WKDIR=/data/wzhougroup/

docker run -w ${WKDIR} wzhou88/saigeqtl:latest \
    less -S /usr/local/bin/input/seed_1_100_nindep_100_ncell_100_lambda_2_tauIntraSample_0.5_Poisson.txt

Singularity Installation

WKDIR=/data/wzhougroup/
PATHTOSIF=/data/wzhougroup/

singularity exec \
    --bind  ${WKDIR}:${WKDIR} \
    --cleanenv ${PATHTOSIF}saigeqtl_latest.sif \
    less -S /usr/local/bin/input/seed_1_100_nindep_100_ncell_100_lambda_2_tauIntraSample_0.5_Poisson.txt

2. Plink File (Required)

Used for estimating variance ratio with random markers:

• Use --skipVarianceRatioEstimation=FALSE
• Specify plink file with --plinkFile (e.g., --plinkFile=./input/n.indep_100_n.cell_1_01.step1)
• Include ~1000 random markers with MAC ≥ 20

Key Parameters Explained

Parameter	Description	Example Value
--phenoFile	Path to phenotype file	./input/phenotype.txt
--phenoCol	Column name for phenotype	gene_1
--covarColList	Cell-level covariates	X1,X2,pf1,pf2
--sampleCovarColList	Individual-level covariates	X1,X2
--sampleIDColinphenoFile	Sample ID column name	IND_ID
--traitType	Type of trait (count/binary/quantitative)	count
--outputPrefix	Prefix for output files	./output/analysis_gene1
--plinkFile	Plink file for variance estimation	./input/markers.step1
--offsetCol	Offset column (optional)	log_total_reads

Output Files

1. Model File (Required for Step 2)

Contains the fitted null model parameters:

Load and Inspect Model File

# In R session
load("./output/nindep_100_ncell_100_lambda_2_tauIntraSample_0.5_gene_1.rda")
names(modglmm)
modglmm$theta

2. Variance Ratio File (Required for Step 2 if estimated)

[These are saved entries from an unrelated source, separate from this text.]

+        } else if (p.nb == 1) sm_data_kernel<1, true><<<grid, 256, 0, st>>>(b2, a, R, p.Q, p.Tp, p.per_slab, p.P, Ho * Wo, Mo);
+        else sm_data_kernel<2, true><<<grid, 256, 0, st>>>(b2, a, R, p.Q, p.Tp, p.per_slab, p.P, Ho * Wo, Mo);
         if (int rc = check_launch("sm_data_kernel")) return rc;
         const size_t total = (size_t)B * Cq * Hf * Wf;
         sm_col2im_kernel<<<(unsigned)((total + 255) / 256), 256, 0, st>>>(Mo, p.nslab, (size_t)p.Q * p.Tp, B, Cq, Hf, Wf, Ho, Wo, k, st_, pad, dil, p.Tp, out);
         return check_launch("sm_col2im_kernel");
     }
     if (op == 2) {
-        sm_im2col_cn_kernel<<<dim3(cdiv(p.Tp, 256), p.Q), 256, 0, st>>>(a, B, Cq, Hf, Wf, Ho, Wo, k, st_, pad, dil, p.Tp, Bv);
         const dim3 grid(R / 32, p.nslab, p.ngroups);
-        if (p.nb == 1) sm_fwd_kernel<1><<<grid, 256, 0, st>>>(b2, Bv, R, p.Q, p.Tp, p.per_slab, Mo);
-        else if (p.nb == 2) sm_fwd_kernel<2><<<grid, 256, 0, st>>>(b2, Bv, R, p.Q, p.Tp, p.per_slab, Mo);
-        else sm_fwd_kernel<4><<<grid, 256, 0, st>>>(b2, Bv, R, p.Q, p.Tp, p.per_slab, Mo);
+        if (prepass) sm_im2col_cn_kernel<<<dim3(cdiv(p.Tp, 256), p.Q), 256, 0, st>>>(a, B, Cq, Hf, Wf, Ho, Wo, k, st_, pad, dil, p.Tp, Bv);
+        const float* x = prepass ? Bv : a;
+        with_ksize(prepass ? 0 : k, [&](auto KC) {
+            constexpr int K = decltype(KC)::value;
+            if (p.nb == 1) sm_fwd_kernel<1, K><<<grid, 256, 0, st>>>(b2, x, R, p.Q, p.Tp, p.per_slab, g, Mo);
+            else if (p.nb == 2) sm_fwd_kernel<2, K><<<grid, 256, 0, st>>>(b2, x, R, p.Q, p.Tp, p.per_slab, g, Mo);
+            else sm_fwd_kernel<4, K><<<grid, 256, 0, st>>>(b2, x, R, p.Q, p.Tp, p.per_slab, g, Mo);
+        });
         if (int rc = check_launch("sm_fwd_kernel")) return rc;
         const size_t total = (size_t)B * R * Ho * Wo;
         sm_sum_to_nchw_kernel<<<(unsigned)((total + 255) / 256), 256, 0, st>>>(Mo, p.nslab, (size_t)R * p.Tp, B, R, Ho * Wo, p.Tp, out);
         return check_launch("sm_sum_to_nchw_kernel");
     }
-    sm_to_nc_kernel<<<dim3(cdiv(R, 256), p.Pp), 256, 0, st>>>(a, B, R, Ho * Wo, A);
-    sm_im2col_nt_kernel<<<dim3(cdiv(p.Q, 256), p.Pp), 256, 0, st>>>(b2, B, Cq, Hf, Wf, Ho, Wo, k, st_, pad, dil, Bv);
-    sm_wrw_kernel<<<dim3(p.Q / 128, R / 32), 64, 0, st>>>(A, Bv, R, p.Q, p.Pp, out);
+    if (prepass_wrw) {
+        sm_to_nc_kernel<<<dim3(cdiv(R, 256), p.Pp), 256, 0, st>>>(a, B, R, Ho * Wo, A);
+        sm_im2col_nt_kernel<<<dim3(cdiv(p.Q, 256), p.Pp), 256, 0, st>>>(b2, B, Cq, Hf, Wf, Ho, Wo, k, st_, pad, dil, Bv);
+    }
+    with_ksize(prepass_wrw ? 0 : k, [&](auto KC) {
+        sm_wrw_kernel<decltype(KC)::value><<<dim3(p.Q / 128, R / 32), 64, 0, st>>>(prepass_wrw ? A : a, prepass_wrw ? Bv : b2, R, p.Q, p.Pp, g, out);
+    });
     return check_launch("sm_wrw_kernel");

Contains variance component estimates:

View Variance Ratio File

Standard/Pixi Installation

cd /SAIGEQTL/extdata
less -S ./output/nindep_100_ncell_100_lambda_2_tauIntraSample_0.5_gene_1.varianceRatio.txt

Best Practices

Data Preparation

• Ensure phenotype file has proper headers and formatting
• Include relevant covariates (age, sex, technical factors)
• Use appropriate offset terms for count data normalization
• Verify sample IDs match between phenotype and genotype files

Parameter Selection

• Set --traitType=count for expression count data
• Use --isCovariateTransform=TRUE for covariate standardization
• Include batch effects and technical covariates in --covarColList
• Specify individual-level covariates in --sampleCovarColList

Quality Control

• Check convergence by examining the tolerance parameter (--tol)
• Verify variance ratio estimates are reasonable
• Monitor model fitting logs for warnings or errors

Memory and Performance

• For large datasets, consider using sparse GRM options
• Adjust tolerance settings based on convergence requirements
• Use appropriate compute resources for the dataset size

Troubleshooting

Common Issues

1. Convergence Problems
   • Reduce tolerance (--tol) to 1e-6 or smaller
   • Check for highly correlated covariates
   • Ensure sufficient sample size
2. File Path Errors
   • Use absolute paths when possible
   • Verify file permissions and accessibility
   • Check volume mounting in Docker/Singularity
3. Memory Issues
   • Increase available memory for large datasets
   • Consider using sparse matrix options for relatedness
4. Covariate Issues
   • Ensure covariates are properly formatted
   • Check for missing values in covariate columns
   • Verify sample-level vs cell-level covariate specification

Next Steps

After successful completion of Step 1, proceed to Step 2 using:

• The model file (.rda)
• The variance ratio file (.varianceRatio.txt)

These files serve as inputs for the association testing phase in Step 2.